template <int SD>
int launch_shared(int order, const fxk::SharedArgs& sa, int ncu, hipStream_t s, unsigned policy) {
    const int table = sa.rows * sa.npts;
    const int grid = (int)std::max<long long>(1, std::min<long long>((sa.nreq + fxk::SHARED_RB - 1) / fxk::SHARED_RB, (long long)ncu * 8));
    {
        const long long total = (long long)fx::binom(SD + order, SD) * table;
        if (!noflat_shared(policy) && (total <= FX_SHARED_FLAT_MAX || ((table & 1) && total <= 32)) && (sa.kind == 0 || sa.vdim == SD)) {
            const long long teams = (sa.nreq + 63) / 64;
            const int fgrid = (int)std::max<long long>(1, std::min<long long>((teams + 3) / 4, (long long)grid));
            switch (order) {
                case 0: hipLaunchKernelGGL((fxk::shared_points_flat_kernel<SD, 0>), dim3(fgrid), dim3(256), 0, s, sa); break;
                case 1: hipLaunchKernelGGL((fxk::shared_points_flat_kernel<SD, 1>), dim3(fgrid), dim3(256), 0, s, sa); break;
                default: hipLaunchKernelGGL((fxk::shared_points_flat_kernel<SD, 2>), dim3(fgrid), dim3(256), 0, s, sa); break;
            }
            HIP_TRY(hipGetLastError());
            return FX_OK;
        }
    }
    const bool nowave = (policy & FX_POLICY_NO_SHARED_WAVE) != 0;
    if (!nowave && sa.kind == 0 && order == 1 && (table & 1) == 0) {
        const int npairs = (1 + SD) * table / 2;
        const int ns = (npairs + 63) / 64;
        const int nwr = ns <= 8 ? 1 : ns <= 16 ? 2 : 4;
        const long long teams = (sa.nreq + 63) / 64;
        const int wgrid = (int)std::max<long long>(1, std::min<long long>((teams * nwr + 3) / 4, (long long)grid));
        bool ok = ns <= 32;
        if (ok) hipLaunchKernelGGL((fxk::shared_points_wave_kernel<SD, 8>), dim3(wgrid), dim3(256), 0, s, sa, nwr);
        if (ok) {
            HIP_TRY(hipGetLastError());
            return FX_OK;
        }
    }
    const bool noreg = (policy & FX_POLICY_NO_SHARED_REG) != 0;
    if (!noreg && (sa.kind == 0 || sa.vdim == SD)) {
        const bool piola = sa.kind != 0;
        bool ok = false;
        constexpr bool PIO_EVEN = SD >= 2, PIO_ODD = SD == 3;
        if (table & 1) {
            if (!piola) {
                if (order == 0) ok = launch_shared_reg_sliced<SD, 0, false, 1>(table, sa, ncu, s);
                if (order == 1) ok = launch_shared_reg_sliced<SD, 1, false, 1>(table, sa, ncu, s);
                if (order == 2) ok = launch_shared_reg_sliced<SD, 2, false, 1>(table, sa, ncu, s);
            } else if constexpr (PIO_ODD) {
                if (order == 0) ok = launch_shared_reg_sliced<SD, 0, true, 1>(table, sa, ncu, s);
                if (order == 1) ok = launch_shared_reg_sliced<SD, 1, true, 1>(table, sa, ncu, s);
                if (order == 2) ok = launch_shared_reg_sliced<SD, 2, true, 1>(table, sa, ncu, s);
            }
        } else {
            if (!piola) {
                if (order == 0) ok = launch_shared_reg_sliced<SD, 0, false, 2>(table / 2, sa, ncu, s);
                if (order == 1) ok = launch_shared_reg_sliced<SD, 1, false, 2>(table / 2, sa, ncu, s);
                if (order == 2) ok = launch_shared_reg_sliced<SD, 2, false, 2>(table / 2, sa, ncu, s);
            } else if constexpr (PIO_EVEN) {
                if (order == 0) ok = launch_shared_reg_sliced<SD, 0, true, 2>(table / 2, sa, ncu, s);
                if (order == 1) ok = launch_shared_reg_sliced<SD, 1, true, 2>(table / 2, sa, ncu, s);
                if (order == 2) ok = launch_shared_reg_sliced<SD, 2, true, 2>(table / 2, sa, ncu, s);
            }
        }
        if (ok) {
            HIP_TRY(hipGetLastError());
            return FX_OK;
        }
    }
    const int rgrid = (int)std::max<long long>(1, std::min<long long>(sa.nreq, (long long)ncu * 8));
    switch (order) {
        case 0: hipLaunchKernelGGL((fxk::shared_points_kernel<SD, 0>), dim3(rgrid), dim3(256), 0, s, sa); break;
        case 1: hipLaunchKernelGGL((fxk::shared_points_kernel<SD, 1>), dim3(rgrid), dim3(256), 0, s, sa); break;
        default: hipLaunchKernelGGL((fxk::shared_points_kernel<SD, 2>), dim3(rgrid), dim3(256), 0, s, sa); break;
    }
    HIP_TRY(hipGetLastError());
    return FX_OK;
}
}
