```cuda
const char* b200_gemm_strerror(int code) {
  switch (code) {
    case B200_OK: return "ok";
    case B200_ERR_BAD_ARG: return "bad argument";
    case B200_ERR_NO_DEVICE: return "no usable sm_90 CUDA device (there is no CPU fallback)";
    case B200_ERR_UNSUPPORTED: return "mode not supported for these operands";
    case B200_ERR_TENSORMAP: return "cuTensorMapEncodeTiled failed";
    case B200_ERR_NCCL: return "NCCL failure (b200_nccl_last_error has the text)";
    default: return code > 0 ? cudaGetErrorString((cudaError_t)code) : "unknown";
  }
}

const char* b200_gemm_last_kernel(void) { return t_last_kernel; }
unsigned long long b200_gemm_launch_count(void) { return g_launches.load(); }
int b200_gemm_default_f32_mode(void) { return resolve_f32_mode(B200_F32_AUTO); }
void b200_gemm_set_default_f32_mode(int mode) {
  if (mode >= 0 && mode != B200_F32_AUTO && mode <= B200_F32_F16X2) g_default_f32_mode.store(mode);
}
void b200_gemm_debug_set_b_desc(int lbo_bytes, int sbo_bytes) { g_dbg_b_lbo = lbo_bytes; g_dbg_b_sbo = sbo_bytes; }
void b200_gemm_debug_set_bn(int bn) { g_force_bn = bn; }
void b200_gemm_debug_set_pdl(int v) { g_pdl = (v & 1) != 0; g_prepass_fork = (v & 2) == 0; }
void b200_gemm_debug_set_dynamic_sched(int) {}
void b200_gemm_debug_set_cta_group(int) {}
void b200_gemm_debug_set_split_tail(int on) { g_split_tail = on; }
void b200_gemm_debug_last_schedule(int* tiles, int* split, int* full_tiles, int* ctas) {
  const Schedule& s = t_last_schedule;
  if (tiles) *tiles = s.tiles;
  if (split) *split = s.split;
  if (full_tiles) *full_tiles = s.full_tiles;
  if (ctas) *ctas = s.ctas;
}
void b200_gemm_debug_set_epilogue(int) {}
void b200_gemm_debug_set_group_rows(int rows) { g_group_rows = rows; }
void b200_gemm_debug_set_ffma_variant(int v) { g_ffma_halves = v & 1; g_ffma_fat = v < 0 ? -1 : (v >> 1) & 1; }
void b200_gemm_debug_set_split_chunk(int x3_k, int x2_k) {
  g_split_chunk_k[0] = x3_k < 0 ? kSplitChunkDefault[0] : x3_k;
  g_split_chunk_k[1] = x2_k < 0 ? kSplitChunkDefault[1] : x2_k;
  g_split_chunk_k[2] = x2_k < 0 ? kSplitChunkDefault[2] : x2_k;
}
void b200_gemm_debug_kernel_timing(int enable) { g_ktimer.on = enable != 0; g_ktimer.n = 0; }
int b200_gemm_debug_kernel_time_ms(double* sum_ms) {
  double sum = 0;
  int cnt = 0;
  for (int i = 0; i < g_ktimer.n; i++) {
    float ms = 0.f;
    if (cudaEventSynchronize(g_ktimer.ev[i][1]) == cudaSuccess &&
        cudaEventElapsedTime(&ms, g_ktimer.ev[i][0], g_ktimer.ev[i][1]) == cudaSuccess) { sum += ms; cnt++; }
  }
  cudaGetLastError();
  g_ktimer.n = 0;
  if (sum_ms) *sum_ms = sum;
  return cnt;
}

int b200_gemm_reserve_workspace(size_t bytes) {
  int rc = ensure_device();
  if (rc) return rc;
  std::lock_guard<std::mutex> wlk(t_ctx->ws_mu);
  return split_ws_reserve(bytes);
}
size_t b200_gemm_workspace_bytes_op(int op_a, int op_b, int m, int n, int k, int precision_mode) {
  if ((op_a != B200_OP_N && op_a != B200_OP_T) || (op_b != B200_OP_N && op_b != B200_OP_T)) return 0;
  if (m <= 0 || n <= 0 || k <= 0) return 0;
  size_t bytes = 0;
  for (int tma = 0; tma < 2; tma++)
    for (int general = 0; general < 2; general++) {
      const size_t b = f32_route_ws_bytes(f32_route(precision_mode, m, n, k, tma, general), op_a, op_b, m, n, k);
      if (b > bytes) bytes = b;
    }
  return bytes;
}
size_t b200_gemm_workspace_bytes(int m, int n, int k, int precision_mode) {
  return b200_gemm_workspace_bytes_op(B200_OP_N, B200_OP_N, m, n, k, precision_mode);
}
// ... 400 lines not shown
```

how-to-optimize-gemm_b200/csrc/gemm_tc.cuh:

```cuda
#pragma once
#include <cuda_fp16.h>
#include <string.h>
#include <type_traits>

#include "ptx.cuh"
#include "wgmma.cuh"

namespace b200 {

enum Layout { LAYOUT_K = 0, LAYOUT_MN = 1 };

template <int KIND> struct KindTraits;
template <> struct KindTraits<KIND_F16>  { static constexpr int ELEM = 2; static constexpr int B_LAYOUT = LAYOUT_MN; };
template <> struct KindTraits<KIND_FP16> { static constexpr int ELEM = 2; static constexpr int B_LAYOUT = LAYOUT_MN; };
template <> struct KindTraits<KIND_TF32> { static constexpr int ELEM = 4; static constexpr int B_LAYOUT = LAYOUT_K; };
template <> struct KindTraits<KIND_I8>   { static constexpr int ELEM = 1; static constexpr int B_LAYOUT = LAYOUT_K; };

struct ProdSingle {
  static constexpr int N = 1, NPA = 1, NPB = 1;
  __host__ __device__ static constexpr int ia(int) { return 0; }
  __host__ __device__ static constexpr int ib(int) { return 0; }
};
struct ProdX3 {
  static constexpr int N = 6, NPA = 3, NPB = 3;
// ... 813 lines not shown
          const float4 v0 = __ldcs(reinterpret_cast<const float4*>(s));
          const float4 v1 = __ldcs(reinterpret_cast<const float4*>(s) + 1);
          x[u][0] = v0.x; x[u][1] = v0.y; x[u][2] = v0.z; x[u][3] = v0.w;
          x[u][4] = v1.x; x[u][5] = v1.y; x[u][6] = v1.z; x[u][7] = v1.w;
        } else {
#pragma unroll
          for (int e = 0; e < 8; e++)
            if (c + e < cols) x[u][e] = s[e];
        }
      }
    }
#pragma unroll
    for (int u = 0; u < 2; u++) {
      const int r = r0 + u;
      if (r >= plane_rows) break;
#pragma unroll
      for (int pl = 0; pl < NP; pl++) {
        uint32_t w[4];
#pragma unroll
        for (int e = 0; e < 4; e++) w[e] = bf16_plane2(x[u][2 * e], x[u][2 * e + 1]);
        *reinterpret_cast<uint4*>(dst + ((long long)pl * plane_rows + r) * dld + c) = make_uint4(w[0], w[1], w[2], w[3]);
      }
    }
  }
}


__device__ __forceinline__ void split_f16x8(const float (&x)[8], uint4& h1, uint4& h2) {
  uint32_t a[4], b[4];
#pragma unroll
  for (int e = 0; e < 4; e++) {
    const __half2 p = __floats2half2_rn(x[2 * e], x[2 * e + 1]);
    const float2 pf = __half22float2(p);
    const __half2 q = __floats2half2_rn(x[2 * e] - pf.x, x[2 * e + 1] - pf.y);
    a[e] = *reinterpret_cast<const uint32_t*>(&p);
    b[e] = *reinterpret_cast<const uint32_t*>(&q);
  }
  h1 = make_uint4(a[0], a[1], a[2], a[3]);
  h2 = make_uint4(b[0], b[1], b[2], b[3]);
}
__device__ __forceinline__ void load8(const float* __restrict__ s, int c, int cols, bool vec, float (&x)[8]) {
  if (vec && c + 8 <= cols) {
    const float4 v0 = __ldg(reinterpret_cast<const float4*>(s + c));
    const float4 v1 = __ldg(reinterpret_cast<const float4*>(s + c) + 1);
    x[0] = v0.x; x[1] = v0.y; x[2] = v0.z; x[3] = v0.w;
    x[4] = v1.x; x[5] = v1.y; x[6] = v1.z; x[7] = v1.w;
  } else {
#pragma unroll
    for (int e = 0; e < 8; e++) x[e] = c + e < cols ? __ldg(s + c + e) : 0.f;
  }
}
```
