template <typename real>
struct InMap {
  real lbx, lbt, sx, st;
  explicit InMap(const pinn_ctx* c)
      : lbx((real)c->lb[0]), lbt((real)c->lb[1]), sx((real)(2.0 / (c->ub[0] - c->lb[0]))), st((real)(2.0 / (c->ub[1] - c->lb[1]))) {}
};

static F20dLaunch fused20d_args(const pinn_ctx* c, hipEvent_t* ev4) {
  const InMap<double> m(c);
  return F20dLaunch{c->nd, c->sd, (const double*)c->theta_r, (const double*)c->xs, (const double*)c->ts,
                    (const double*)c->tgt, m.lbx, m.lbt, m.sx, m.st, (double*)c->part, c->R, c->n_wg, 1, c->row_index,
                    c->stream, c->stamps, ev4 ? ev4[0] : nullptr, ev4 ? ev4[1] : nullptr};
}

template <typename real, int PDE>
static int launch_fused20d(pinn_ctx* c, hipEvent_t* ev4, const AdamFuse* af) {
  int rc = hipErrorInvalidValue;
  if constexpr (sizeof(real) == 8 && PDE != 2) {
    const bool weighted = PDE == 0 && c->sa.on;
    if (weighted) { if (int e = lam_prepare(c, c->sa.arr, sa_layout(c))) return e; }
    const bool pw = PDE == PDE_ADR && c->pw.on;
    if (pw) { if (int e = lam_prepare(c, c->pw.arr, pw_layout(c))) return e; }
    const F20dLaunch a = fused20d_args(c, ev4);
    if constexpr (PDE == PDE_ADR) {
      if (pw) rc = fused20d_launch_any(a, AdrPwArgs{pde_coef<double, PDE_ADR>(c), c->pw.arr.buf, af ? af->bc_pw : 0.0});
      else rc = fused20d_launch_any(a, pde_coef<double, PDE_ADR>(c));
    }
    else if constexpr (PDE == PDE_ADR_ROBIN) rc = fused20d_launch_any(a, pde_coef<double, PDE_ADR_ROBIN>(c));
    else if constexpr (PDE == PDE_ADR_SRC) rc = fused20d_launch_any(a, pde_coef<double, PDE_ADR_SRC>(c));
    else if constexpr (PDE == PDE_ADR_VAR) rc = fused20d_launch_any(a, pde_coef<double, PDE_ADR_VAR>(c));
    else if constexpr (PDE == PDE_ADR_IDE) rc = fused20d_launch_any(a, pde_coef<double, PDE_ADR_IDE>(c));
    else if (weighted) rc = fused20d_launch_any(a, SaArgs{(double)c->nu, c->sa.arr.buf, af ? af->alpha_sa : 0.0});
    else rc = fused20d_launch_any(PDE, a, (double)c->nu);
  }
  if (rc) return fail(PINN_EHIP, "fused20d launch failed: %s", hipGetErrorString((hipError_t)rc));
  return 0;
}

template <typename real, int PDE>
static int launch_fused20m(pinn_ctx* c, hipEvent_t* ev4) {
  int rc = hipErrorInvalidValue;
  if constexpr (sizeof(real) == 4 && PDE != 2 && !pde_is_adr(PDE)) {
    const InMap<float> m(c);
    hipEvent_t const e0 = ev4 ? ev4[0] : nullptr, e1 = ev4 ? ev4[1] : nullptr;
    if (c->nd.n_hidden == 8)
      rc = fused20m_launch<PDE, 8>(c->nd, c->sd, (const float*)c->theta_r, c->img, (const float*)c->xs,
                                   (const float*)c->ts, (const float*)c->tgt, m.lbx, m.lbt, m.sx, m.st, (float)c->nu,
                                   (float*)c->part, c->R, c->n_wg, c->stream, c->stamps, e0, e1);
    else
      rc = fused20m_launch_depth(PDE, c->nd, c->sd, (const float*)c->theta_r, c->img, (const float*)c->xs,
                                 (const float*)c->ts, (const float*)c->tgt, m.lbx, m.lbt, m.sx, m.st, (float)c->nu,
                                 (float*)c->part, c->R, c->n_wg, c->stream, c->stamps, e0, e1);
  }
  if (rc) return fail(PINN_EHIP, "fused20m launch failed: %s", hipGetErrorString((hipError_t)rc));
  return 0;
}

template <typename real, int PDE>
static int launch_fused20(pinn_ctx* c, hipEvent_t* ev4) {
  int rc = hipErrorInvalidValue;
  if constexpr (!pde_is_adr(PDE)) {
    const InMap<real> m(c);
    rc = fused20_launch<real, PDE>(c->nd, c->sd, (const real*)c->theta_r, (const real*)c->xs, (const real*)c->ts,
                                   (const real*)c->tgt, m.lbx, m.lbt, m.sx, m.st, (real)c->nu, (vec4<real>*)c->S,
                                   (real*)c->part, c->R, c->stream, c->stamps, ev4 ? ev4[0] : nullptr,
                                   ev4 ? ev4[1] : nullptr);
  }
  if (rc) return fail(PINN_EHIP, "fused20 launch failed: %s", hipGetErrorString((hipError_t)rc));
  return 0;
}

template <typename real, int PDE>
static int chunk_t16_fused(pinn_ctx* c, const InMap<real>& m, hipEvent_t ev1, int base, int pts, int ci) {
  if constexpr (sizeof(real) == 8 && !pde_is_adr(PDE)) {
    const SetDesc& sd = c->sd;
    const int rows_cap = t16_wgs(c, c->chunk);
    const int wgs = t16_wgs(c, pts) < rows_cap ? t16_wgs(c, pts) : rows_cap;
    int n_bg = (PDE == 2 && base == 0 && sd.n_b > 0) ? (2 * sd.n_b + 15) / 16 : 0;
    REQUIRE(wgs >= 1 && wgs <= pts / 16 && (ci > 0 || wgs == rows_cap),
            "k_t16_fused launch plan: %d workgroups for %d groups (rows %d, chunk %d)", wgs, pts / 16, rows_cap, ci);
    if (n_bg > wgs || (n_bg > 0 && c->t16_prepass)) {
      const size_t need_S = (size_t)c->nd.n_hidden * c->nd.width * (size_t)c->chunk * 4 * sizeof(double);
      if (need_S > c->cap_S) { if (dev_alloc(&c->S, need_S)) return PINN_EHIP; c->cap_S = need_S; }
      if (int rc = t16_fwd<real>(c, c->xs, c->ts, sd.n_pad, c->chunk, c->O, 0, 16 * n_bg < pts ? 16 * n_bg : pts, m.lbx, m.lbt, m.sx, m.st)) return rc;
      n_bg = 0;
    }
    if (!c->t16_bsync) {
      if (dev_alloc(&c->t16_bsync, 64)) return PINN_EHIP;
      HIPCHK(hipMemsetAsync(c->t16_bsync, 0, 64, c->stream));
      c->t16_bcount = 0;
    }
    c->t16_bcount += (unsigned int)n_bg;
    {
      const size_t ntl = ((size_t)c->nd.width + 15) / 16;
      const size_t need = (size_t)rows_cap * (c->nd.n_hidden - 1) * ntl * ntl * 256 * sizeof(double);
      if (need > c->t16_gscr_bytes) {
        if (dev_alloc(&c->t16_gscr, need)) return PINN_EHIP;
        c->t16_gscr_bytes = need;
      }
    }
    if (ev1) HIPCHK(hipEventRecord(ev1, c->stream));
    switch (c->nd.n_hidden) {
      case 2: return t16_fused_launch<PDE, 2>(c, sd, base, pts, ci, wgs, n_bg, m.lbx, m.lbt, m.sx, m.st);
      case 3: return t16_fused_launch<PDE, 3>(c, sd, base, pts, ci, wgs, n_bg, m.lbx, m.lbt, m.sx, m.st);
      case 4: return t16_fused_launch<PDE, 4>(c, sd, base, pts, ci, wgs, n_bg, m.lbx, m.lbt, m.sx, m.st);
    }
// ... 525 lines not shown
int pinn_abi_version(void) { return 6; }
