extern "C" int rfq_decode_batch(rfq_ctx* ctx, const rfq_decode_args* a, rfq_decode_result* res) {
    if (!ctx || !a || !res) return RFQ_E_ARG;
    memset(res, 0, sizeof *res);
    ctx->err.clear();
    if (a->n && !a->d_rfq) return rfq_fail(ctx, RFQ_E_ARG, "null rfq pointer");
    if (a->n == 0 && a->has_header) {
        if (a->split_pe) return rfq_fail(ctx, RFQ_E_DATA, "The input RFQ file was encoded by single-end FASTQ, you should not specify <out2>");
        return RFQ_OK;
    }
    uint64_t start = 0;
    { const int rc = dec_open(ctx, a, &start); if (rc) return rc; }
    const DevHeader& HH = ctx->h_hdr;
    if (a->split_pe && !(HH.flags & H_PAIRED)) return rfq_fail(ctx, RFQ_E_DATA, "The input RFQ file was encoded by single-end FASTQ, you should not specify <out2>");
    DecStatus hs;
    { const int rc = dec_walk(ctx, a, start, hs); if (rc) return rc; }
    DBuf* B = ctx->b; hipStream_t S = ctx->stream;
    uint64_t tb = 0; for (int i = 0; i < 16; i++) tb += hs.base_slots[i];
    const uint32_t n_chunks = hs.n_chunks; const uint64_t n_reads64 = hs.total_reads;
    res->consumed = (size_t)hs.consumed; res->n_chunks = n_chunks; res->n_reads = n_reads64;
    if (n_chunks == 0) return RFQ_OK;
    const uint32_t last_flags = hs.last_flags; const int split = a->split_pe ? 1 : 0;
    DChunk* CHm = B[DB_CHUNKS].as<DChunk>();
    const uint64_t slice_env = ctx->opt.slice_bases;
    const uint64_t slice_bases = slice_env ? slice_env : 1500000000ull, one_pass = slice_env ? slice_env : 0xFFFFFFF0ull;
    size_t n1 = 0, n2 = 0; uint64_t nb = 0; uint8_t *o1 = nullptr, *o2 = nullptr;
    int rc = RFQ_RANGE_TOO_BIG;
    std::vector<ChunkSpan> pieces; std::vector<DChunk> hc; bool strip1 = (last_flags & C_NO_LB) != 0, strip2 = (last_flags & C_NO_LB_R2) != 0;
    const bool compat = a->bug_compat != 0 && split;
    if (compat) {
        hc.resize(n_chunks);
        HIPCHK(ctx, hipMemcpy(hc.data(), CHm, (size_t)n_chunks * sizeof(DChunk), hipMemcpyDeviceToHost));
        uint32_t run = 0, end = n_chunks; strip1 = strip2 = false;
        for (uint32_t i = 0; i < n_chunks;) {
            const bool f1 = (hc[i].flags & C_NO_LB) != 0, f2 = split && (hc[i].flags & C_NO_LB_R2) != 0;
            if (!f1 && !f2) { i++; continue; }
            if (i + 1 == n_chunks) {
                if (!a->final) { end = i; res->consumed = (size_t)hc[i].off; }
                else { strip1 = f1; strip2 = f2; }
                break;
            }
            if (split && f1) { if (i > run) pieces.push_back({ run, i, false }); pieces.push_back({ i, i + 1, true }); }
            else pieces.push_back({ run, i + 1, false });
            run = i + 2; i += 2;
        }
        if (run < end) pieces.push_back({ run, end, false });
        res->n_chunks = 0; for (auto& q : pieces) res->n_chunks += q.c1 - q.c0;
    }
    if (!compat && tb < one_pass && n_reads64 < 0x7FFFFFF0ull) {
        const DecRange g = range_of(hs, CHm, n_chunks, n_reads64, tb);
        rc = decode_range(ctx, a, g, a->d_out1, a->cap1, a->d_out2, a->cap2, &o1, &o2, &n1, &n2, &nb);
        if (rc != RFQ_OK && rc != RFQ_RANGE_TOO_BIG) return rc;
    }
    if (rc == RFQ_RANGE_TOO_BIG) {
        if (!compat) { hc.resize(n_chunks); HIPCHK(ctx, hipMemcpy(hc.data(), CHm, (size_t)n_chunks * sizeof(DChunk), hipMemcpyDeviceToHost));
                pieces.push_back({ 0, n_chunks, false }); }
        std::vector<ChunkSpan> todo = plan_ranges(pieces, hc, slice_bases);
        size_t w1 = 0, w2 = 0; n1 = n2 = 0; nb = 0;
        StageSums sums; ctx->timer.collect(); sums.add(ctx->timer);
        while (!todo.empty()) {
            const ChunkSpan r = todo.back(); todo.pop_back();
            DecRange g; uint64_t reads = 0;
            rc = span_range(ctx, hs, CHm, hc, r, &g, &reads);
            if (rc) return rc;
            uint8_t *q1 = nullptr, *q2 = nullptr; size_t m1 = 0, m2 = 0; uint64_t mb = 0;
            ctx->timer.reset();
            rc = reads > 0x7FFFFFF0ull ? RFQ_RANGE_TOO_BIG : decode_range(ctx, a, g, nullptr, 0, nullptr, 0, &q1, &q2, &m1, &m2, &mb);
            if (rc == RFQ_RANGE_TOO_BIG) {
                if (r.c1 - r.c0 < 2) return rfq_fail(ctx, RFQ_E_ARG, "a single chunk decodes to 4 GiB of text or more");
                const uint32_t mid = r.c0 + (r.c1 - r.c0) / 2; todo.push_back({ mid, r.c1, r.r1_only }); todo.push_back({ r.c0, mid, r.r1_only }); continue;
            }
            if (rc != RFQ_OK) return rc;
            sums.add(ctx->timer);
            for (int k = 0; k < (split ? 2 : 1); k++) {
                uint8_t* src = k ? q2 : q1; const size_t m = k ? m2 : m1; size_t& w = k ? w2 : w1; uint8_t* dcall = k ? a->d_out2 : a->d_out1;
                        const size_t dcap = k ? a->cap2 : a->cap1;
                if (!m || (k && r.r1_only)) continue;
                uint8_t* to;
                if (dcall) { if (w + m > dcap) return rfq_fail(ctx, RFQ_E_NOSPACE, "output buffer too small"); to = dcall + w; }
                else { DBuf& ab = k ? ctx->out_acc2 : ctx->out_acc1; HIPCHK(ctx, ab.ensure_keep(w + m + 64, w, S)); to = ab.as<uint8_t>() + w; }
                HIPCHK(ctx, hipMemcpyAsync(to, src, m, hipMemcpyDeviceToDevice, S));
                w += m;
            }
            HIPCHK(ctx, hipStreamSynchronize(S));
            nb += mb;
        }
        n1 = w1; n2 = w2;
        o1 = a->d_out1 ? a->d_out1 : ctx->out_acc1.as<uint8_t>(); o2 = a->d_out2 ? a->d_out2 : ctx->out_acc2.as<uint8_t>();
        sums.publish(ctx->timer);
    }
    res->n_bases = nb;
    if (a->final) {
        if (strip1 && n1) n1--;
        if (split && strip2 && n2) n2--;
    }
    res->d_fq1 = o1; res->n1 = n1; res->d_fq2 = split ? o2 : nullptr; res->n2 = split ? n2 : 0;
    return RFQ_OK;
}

════

In the listing above, find the line containing "ctx->err.clear();" and the line containing "DBuf* B = ctx->b;", then quote both, plus every line between them, exactly as written.

Solution to the problem:
    ctx->err.clear();
    if (a->n && !a->d_rfq) return rfq_fail(ctx, RFQ_E_ARG, "null rfq pointer");
    if (a->n == 0 && a->has_header) {
        if (a->split_pe) return rfq_fail(ctx, RFQ_E_DATA, "The input RFQ file was encoded by single-end FASTQ, you should not specify <out2>");
        return RFQ_OK;
    }
    uint64_t start = 0;
    { const int rc = dec_open(ctx, a, &start); if (rc) return rc; }
    const DevHeader& HH = ctx->h_hdr;
    if (a->split_pe && !(HH.flags & H_PAIRED)) return rfq_fail(ctx, RFQ_E_DATA, "The input RFQ file was encoded by single-end FASTQ, you should not specify <out2>");
    DecStatus hs;
    { const int rc = dec_walk(ctx, a, start, hs); if (rc) return rc; }
    DBuf* B = ctx->b; hipStream_t S = ctx->stream;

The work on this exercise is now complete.